Best Practices for Turning Around Distressed Companies: Successful M&A Transactions of Distressed Assets
It is important to remember that a turnaround is not always possible, and sometimes closing the company and/or selling off its assets to pay down creditors is the right answer. In this installment, Yoav will discuss a case where this occurred, as well as the steps he took with the distressed company to facilitate a successful transaction.
A few years ago, I received an urgent call from an asset-based lender asking me to conduct an urgent review of their collateralized loan against a USD 50 million manufacturer of consumer goods.

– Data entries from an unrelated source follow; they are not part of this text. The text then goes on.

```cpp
int sdetr_msda_im2col_f32(sdetr_stream_t stream, const float *data_value,
// ... 240 lines not shown
                                           int64_t mask_row_stride, const float *fill_value, int batch_size, int n, int k,
                                           int slices, int64_t index_offset, float *out_score, int64_t *out_index,
                                           int64_t out_row_stride, void *workspace, size_t workspace_bytes,
                                           const sdetr_rank_job *rank, const sdetr_finalize_job *finalize,
                                           int *jobs_carried);
int sdetr_stage1_x3_with_jobs(
    sdetr_stream_t stream, const float *x, int64_t x_batch_stride, int64_t x_row_stride, int batch_size, int tokens,
    int channels, const void *enc_weight_x3, const float *enc_bias, const float *enc_norm_weight,
    const float *enc_norm_bias, float enc_norm_eps, const float *row_scale, const float *coarse_score, int coarse_h,
    int coarse_w, int level_h, int level_w, const float *alpha, const float *norm_weight, const float *norm_bias,
    float norm_eps, const void *weight_x3, const float *bias, float *memory_out, int64_t memory_batch_stride,
    float *z_local, float *partial_sums, const void *vp_x, const void *vp_packed_weight, const float *vp_bias_padded,
    const uint8_t *vp_pad_mask, int vp_batch_size, int vp_spatial_size, int vp_num_heads, int vp_num_groups,
    void *vp_dst, int vp_dst_dtype, const sdetr_bordered_layout *vp_bordered, const sdetr_rank_job *rank,
    const sdetr_finalize_job *finalize);
int sdetr_salience_head_hoist_x3(
    sdetr_stream_t stream, const float *x, int64_t x_batch_stride, int64_t x_row_stride, int batch_size, int tokens,
    int channels, const void *enc_weight_x3, const float *enc_bias, const float *enc_norm_weight,
    const float *enc_norm_bias, float enc_norm_eps, const float *norm_weight, const void *weight_x3, float *memory_out,
    int64_t memory_batch_stride, float *g_out, int64_t g_batch_stride, float *sigma_out, int64_t sigma_batch_stride,
    const void *vp_x, const void *vp_packed_weight, const float *vp_bias_padded, const uint8_t *vp_pad_mask,
    int vp_batch_size, int vp_spatial_size, int vp_num_heads, int vp_num_groups, void *vp_dst, int vp_dst_dtype,
    const sdetr_bordered_layout *vp_bordered, const sdetr_finalize_job *finalize);
int sdetr_salience_head_modulate(sdetr_stream_t stream, const float *g, int64_t g_batch_stride, const float *sigma,
                                 int64_t sigma_batch_stride, int batch_size, int tokens, const float *row_scale,
                                 const float *coarse_score, int coarse_h, int coarse_w, int level_h, int level_w,
                                 const float *alpha, float norm_eps, const float *c0, float *z_local, float *partial_sums,
                                 const sdetr_rank_job *rank, const sdetr_finalize_job *finalize, float *score_min_init);
int sdetr_stage1_x3_with_value_proj(
    sdetr_stream_t stream, const float *x, int64_t x_batch_stride, int64_t x_row_stride, int batch_size, int tokens,
    int channels, const void *enc_weight_x3, const float *enc_bias, const float *enc_norm_weight,
    const float *enc_norm_bias, float enc_norm_eps, const float *row_scale, const float *coarse_score, int coarse_h,
    int coarse_w, int level_h, int level_w, const float *alpha, const float *norm_weight, const float *norm_bias,
    float norm_eps, const void *weight_x3, const float *bias, float *memory_out, int64_t memory_batch_stride,
    float *z_local, float *partial_sums, const void *vp_x, const void *vp_packed_weight, const float *vp_bias_padded,
    const uint8_t *vp_pad_mask, int vp_batch_size, int vp_spatial_size, int vp_num_heads, int vp_num_groups,
    void *vp_dst, int vp_dst_dtype, const sdetr_bordered_layout *vp_bordered);
int sdetr_salience_head_const(sdetr_stream_t stream, const float *partial_sums, int batch_size, int tokens,
                              const float *weight2, const float *bias2, float *const_workspace, float *score_min);
int sdetr_stage2_with_value_proj(sdetr_stream_t stream, const float *z_local, int batch_size, int tokens,
                                 const float *weight2_local_packed, const float *weight3_packed, const float *bias3,
                                 const float *weight4, const float *bias4, const float *const_workspace, float *score,
                                 float *score_flat, int64_t score_flat_stride, float *score_min, const void *vp_x,
                                 const void *vp_packed_weight, const float *vp_bias_padded, const uint8_t *vp_pad_mask,
                                 int vp_batch_size, int vp_spatial_size, int vp_num_heads, int vp_num_groups,
                                 void *vp_dst, int vp_dst_dtype, const sdetr_bordered_layout *vp_bordered,
// ... 340 lines not shown
```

The next morning, I met with the company’s CEO, who told me that he had been in the final stages of selling the company, but at the last minute, the buyer backed out of the deal. During the final months leading up to the sale, the company was squeezed by a steep decline in new orders from their largest customer, who also demanded and received extended payment terms, causing a major cash flow crunch and an inability to make timely payments to the company’s suppliers and employees.
I reviewed the accounts receivables and inventory and determined that the collateral was short by almost USD 1 million. In addition, the lender stopped funding the company, so they barely had enough cash to continue operations for a week.
The only option for a quick sale was to try and sell the company’s assets – which was comprised of the current and future book of orders – to a strategic buyer, which was in the same industry as the seller. A strategic buyer was our preferred option for two reasons: first, it meant they could immediately step in and buy the finished goods from the company’s suppliers, ensuring customers would get their orders on time, and second, they could deliver all future orders while maintaining the client base.
I first met with the buyer who backed out of the transaction and offered to sell the company’s assets for substantially less than what he was willing to pay a few weeks earlier. We negotiated a transaction by which the secured lender would take possession of the assets and sell them to the buyer, thus protecting both the company and the buyer from a fraudulent conveyance transaction. We reached a final agreement within a week and had set a time for closing – but the buyer got cold feet again and never showed up to the closing.
On the evening of the canceled closing, the CEO and I met with another strategic buyer. After a short discussion, we shook hands on a deal that was better than the one we just lost – more money and no contingencies. The deal closed within two business days, and the secured lender received most of its loan back.
So, what led to a successful sale and recovery of the secured lender’s loan?
- Quick analysis of the situation, setting an action plan, and fast execution
- Implementing an aggressive plan to collect all outstanding accounts receivable
- Meeting with several strategic buyers to discuss the merits of a transaction that would make sense to both the secured lender and the buyer
- Communicating with the factories and the customers, and ensuring that we kept both sides engaged, and
- Communicating with the sales team (which was instrumental in keeping clients informed) and helping the eventual buyer deliver the orders (most of the seller’s salespeople were offered jobs with the buyer)
To be successful in facilitating a distressed asset sale, one must quickly understand the major challenges and immediately develop an action plan with the senior management team and creditors. While leading the execution of the plan, one must be able to make fast decisions and be able to be flexible and change course as needed.